Friday, 23 July 2010

The narrow gate

I go to hear Tim Parks at the London Review Bookshop, talking about his latest book, ‘Teach Us To Sit Still’. It describes, in brilliant and entertaining detail, how he eventually found relief from years of intense pain by learning to meditate at an Italian vipasana. Later in the question and answer session he is asked how he coped with what the questioner describes as the ‘mumbo jumbo’ of Buddhist belief (in re-incarnation for example). With a dodgy microphone I am a bit hazy about Park’s reply: it is something like, ‘given the relief which this form of meditation has afforded me, who am I to worry about the wrapping it comes in?’

The audience’s level of ignorance about meditation surprises me. I am used to the assumption that only Buddhists or Hindus meditate - not Christians – but apparently no one in this well read and intelligent group of people knows about the manifold forms (wrappings!) in which we Europeans now practice the art.

I say ‘art’: ‘discipline’ is an equally appropriate word. The wrapping, the religious and cultural assumptions surrounding forms of meditation, are secondary. What matters: matters profoundly, is that we practice the discipline. Another questioner begins by saying, “I tried meditation a few years ago but.....”

William Leith, reviewing Parks’ book in The Observer, writes,
“About now, Parks has his spiritual breakthrough. He realises that, as a writer, he hardly ever lives in the moment – up to now, he's spent the vast majority of his time thinking about how to translate his experiences into words.

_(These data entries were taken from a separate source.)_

#pragma unroll
    for (int b = 0; b < NBUF; ++b) {
        prepare();
#pragma unroll
        for (int i = 0; i < PPW; ++i) issue_piece(i, b);
    }
    asm volatile("s_waitcnt vmcnt(%0)" ::"n"(PPW * (NBUF - 1)) : "memory");
    __builtin_amdgcn_s_barrier();
    Frag f0, f1;
    read_frag(0, 0, f0);
    int buf = 0;
    static_for<NPT>([&](auto pc) {
        constexpr int P = decltype(pc)::value;
        for (int s = 0; s < NKC; ++s) {
            read_frag(buf, 1, f1);
            prepare();
#pragma unroll
            for (int kk = 0; kk < 4; ++kk) acc[P] = __builtin_amdgcn_mfma_f32_32x32x2f32(f0.a[kk], f0.b[kk], acc[P], 0, 0, 0);
            __builtin_amdgcn_sched_barrier(0);
            asm volatile("s_waitcnt vmcnt(%0) lgkmcnt(0)" ::"n"(PPW * (NBUF - 2)) : "memory");
            __builtin_amdgcn_s_barrier();
            const int bufn = buf == NBUF - 1 ? 0 : buf + 1;
            read_frag(bufn, 0, f0);
            __builtin_amdgcn_sched_barrier(0);
#pragma unroll
            for (int kk = 0; kk < 4; ++kk) {
                acc[P] = __builtin_amdgcn_mfma_f32_32x32x2f32(f1.a[kk], f1.b[kk], acc[P], 0, 0, 0);
                if (kk < PPW) {
                    issue_piece(kk, buf);
                    __builtin_amdgcn_sched_barrier(0);
                }
            }
            buf = bufn;
        }
    });
    asm volatile("s_waitcnt vmcnt(0)" ::: "memory");

    const float bv = g.bias[n0 + wc * 32 + li];
    const int* const rt = g.rowtab + m0 + wr * 32 + 4 * lh;
    const __amdgpu_buffer_rsrc_t ro = make_rsrc_uniform(g.cond + (long long)ph * g.PR * (2 * C) + n0 + wc * 32);
#pragma unroll
    for (int r = 0; r < 16; ++r) {
        const int info = rt[(r & 3) + 8 * (r >> 2)];
        const unsigned voff = ((unsigned)(info & 0xffff) * (2 * C) + li) * 4u;
        const int nout = info >> 16;
        const float s12 = acc[1][r] + acc[2][r], d12 = acc[1][r] - acc[2][r];
        const float s34 = acc[3][r] + acc[4][r], d34 = acc[3][r] - acc[4][r];
        const float s56 = acc[5][r] + acc[6][r], d56 = acc[5][r] - acc[6][r];
        float y[4];
        y[0] = acc[0][r] + s12 + s34 + s56 + bv;
        y[1] = d12 + 2.f * d34 + 0.5f * d56 + bv;
        y[2] = s12 + 4.f * s34 + 0.25f * s56 + bv;
        y[3] = d12 + 8.f * d34 + 0.125f * d56 + bv;
#pragma unroll
        for (int j = 0; j < 4; ++j)
            __builtin_amdgcn_raw_buffer_store_b32(__builtin_bit_cast(unsigned, y[j]), ro, j < nout ? voff : OOB, j * (2 * C * 4), 0);
    }
}

template <int WR, int WC, int NBUF, int OCC>
hipError_t launch_wino_cond(const WinoCondArgs& a, hipStream_t st) {
    constexpr int BM = WR * 32, BN = WC * 32;
    const size_t lds = (size_t)NBUF * (BM + BN) * 16 * sizeof(float);
    if (a.rows % BM != 0) return hipErrorInvalidValue;
    auto kern = wino_cond_kernel<WR, WC, NBUF, OCC>;
    static PerDeviceOnce attr_set;
    if (hipError_t e = set_max_dyn_lds_once((const void*)kern, lds, attr_set); e != hipSuccess) return e;
    hipLaunchKernelGGL(kern, dim3((unsigned)(NPH * (2 * C / BN) * (a.rows / BM))), dim3(WR * WC * 64), lds, st, a);
    return hipGetLastError();
}

__device__ __forceinline__ unsigned group_out_pack(int kind, int gl, int sfr, int BT, int T) {
    if (kind == 0) return (unsigned)gl | 15u << 20;
    int b, t0;
    const bool ok = kind == 1 ? frame_group(gl, sfr, BT, T, b, t0) : mixed_group(gl, BT, T, b, t0);
    if (!ok) return 0u;
    const int left = T - t0;
    return (unsigned)(b * T + t0) | (unsigned)(left < 15 ? left : 15) << 20;
}
__device__ __forceinline__ long long group_out_base(int kind, int ph, int j, int d, int PR, unsigned& jstep) {
    if (kind == 0) {
        jstep = 0;
        return (long long)(group_phase0(ph, d) + j * d) * PR;
    }
    if (kind == 1) {
        jstep = (unsigned)(j * (d / NPH));
        return (long long)ph * PR + j * (d / NPH);
    }
    jstep = (unsigned)(j >> 1);
    return (long long)(ph + 16 * (j & 1)) * PR + (j >> 1);
}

He's been living in the past, and in the future, but never quite in the present.”
Precisely. Without the discipline of a meditative practice we are always going to be seduced, sucked away, into the past or the future. That’s why Jesus said, “Enter by the narrow gate....” Sometimes only severe pain gives us the motivation to persist in the search for that gate into the present, the Now.